▸ Goal of the exercise
Say how many lines below hold the word "full"; give the number by itself.

(Stored data)
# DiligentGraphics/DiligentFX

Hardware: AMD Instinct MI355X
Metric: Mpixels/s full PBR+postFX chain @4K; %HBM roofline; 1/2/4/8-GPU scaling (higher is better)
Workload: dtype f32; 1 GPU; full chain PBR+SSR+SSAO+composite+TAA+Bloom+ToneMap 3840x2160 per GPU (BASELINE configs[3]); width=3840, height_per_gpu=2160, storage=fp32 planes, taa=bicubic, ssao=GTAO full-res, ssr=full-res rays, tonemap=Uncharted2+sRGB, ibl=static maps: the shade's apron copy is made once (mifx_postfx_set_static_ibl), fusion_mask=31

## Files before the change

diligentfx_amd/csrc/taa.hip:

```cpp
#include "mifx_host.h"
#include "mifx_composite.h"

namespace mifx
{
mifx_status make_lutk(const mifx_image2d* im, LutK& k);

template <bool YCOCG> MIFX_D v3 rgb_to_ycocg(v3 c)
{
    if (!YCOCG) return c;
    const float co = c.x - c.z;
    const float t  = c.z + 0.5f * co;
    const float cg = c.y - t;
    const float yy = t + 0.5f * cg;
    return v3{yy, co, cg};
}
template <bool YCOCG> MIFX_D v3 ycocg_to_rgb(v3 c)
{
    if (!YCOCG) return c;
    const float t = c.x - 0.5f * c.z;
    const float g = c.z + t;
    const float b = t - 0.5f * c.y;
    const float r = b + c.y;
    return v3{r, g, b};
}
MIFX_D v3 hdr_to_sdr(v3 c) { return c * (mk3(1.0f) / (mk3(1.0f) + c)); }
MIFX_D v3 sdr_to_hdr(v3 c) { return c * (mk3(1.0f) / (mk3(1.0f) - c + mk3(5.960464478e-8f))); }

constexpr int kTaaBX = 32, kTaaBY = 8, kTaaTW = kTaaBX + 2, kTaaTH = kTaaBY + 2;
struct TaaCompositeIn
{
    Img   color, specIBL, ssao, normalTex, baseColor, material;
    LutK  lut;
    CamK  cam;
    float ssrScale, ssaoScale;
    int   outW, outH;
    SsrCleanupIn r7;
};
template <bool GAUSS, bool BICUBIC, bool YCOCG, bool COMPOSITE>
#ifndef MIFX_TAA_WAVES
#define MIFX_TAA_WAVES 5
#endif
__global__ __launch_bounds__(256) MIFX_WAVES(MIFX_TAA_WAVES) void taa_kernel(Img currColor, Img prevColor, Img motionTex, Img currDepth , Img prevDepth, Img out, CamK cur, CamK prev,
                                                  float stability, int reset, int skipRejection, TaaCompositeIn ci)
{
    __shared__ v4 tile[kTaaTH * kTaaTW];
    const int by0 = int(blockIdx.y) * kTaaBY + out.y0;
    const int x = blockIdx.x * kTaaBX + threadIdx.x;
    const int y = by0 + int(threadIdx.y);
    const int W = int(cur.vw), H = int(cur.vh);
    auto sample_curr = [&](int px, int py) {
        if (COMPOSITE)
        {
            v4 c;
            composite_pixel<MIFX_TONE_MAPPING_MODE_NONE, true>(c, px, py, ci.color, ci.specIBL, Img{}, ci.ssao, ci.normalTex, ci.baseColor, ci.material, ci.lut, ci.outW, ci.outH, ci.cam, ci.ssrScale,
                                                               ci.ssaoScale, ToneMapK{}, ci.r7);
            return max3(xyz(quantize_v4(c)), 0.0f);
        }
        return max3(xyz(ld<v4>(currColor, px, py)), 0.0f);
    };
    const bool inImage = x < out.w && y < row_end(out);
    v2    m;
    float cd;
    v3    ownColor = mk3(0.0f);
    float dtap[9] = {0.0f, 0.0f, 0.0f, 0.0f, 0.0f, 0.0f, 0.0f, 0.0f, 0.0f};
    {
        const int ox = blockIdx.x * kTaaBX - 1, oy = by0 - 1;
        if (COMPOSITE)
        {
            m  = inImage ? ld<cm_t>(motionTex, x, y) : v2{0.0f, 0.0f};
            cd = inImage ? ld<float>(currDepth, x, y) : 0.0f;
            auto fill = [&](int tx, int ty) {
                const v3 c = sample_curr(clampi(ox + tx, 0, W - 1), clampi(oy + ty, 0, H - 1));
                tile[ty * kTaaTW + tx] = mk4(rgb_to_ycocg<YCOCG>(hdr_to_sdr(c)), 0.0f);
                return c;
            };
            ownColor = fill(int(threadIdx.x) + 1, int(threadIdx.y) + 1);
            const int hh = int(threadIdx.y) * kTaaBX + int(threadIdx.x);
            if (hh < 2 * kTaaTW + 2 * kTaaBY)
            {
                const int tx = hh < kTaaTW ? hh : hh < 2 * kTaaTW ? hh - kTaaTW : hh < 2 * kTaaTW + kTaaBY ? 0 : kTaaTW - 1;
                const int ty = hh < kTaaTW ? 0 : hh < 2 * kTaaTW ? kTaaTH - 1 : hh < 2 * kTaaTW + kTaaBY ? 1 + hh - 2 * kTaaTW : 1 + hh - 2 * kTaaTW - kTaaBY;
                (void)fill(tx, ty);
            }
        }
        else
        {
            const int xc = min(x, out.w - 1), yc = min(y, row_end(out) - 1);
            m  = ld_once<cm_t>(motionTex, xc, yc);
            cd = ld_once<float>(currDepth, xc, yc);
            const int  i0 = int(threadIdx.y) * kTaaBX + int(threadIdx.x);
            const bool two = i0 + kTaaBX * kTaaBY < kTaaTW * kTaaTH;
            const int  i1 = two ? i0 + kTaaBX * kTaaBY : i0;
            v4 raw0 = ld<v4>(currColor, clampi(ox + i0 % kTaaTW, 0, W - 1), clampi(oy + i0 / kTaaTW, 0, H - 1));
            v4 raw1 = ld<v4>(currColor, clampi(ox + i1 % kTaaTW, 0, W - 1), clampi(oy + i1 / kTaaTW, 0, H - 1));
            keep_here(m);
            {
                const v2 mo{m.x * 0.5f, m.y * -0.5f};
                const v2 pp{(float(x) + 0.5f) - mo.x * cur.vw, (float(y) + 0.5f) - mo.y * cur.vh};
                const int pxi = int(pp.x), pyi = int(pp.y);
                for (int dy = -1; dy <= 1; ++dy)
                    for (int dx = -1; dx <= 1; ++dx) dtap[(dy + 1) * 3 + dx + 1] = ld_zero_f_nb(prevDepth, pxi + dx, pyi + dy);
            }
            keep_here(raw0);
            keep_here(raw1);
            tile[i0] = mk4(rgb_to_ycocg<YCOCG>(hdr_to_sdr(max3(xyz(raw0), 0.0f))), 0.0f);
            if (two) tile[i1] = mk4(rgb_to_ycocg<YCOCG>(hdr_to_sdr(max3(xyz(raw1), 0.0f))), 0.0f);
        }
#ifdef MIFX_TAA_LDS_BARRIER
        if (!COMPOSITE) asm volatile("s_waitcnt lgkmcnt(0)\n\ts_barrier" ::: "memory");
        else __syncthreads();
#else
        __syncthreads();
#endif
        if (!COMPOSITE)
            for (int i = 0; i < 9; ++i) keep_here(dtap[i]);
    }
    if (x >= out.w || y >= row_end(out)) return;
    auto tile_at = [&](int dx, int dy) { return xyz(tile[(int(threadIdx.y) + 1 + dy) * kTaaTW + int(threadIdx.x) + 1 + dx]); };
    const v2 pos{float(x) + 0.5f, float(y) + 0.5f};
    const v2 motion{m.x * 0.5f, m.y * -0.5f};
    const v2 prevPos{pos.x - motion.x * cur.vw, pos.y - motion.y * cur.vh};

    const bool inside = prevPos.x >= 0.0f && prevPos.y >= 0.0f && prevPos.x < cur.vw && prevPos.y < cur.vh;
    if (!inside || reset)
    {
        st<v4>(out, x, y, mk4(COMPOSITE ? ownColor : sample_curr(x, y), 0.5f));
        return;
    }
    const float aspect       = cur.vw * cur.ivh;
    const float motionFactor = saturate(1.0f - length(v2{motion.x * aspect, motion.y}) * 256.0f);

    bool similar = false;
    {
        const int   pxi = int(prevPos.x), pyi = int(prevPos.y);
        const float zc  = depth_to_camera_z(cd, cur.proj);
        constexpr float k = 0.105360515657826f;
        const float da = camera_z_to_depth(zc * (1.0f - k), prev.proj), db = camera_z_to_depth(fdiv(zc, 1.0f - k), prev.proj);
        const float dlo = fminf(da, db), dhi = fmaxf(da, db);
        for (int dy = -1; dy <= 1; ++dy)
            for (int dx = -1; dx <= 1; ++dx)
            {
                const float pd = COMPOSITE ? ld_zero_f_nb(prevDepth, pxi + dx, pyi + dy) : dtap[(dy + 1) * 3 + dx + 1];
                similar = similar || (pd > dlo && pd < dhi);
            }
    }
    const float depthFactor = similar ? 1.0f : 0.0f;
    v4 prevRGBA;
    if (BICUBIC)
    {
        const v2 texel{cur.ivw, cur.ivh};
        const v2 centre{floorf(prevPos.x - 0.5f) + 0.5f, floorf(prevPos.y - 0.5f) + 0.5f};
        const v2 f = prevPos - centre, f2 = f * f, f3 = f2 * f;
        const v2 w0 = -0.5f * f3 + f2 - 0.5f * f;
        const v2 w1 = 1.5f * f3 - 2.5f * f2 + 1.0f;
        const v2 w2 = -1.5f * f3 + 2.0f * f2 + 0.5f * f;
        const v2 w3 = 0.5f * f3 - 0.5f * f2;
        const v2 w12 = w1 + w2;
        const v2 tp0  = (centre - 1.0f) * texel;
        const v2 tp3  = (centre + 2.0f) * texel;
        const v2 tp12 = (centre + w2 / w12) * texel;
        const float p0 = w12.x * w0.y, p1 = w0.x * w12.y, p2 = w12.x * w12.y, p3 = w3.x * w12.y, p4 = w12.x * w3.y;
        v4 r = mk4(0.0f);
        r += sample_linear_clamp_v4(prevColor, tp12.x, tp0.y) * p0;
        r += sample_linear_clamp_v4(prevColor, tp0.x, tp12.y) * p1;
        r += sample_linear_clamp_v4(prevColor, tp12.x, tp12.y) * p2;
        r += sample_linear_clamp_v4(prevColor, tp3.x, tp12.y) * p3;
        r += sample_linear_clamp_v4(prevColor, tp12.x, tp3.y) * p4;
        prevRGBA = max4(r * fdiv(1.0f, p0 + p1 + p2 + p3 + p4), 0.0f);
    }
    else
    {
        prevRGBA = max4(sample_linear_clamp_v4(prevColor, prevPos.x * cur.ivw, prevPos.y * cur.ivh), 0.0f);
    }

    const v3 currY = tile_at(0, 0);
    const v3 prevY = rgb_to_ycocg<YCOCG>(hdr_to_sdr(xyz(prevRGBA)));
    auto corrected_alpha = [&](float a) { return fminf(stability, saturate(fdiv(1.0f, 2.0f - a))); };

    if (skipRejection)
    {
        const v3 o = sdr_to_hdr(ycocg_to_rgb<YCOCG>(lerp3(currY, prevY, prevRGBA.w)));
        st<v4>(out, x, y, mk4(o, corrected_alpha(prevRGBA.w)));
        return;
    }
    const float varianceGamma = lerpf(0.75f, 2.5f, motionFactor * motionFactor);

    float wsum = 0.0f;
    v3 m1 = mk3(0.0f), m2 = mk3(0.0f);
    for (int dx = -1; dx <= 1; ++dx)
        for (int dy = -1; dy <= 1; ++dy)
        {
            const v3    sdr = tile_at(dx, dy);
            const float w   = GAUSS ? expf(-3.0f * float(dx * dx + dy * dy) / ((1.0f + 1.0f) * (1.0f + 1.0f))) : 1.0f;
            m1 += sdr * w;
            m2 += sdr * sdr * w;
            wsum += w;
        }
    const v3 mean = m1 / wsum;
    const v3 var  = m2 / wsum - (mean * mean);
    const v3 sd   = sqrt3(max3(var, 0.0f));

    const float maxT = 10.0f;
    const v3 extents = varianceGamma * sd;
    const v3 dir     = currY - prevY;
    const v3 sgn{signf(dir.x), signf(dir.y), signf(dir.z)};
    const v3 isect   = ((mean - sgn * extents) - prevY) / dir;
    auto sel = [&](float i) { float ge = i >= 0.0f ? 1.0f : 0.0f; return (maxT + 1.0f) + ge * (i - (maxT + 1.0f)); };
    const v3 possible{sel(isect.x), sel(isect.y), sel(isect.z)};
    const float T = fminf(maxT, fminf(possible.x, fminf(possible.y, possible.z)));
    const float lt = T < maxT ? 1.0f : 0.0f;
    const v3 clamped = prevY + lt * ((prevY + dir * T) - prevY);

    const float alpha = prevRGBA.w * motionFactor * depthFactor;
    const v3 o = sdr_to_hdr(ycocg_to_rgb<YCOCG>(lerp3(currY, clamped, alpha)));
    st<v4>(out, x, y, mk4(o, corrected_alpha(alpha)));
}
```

▸ Solved problem
2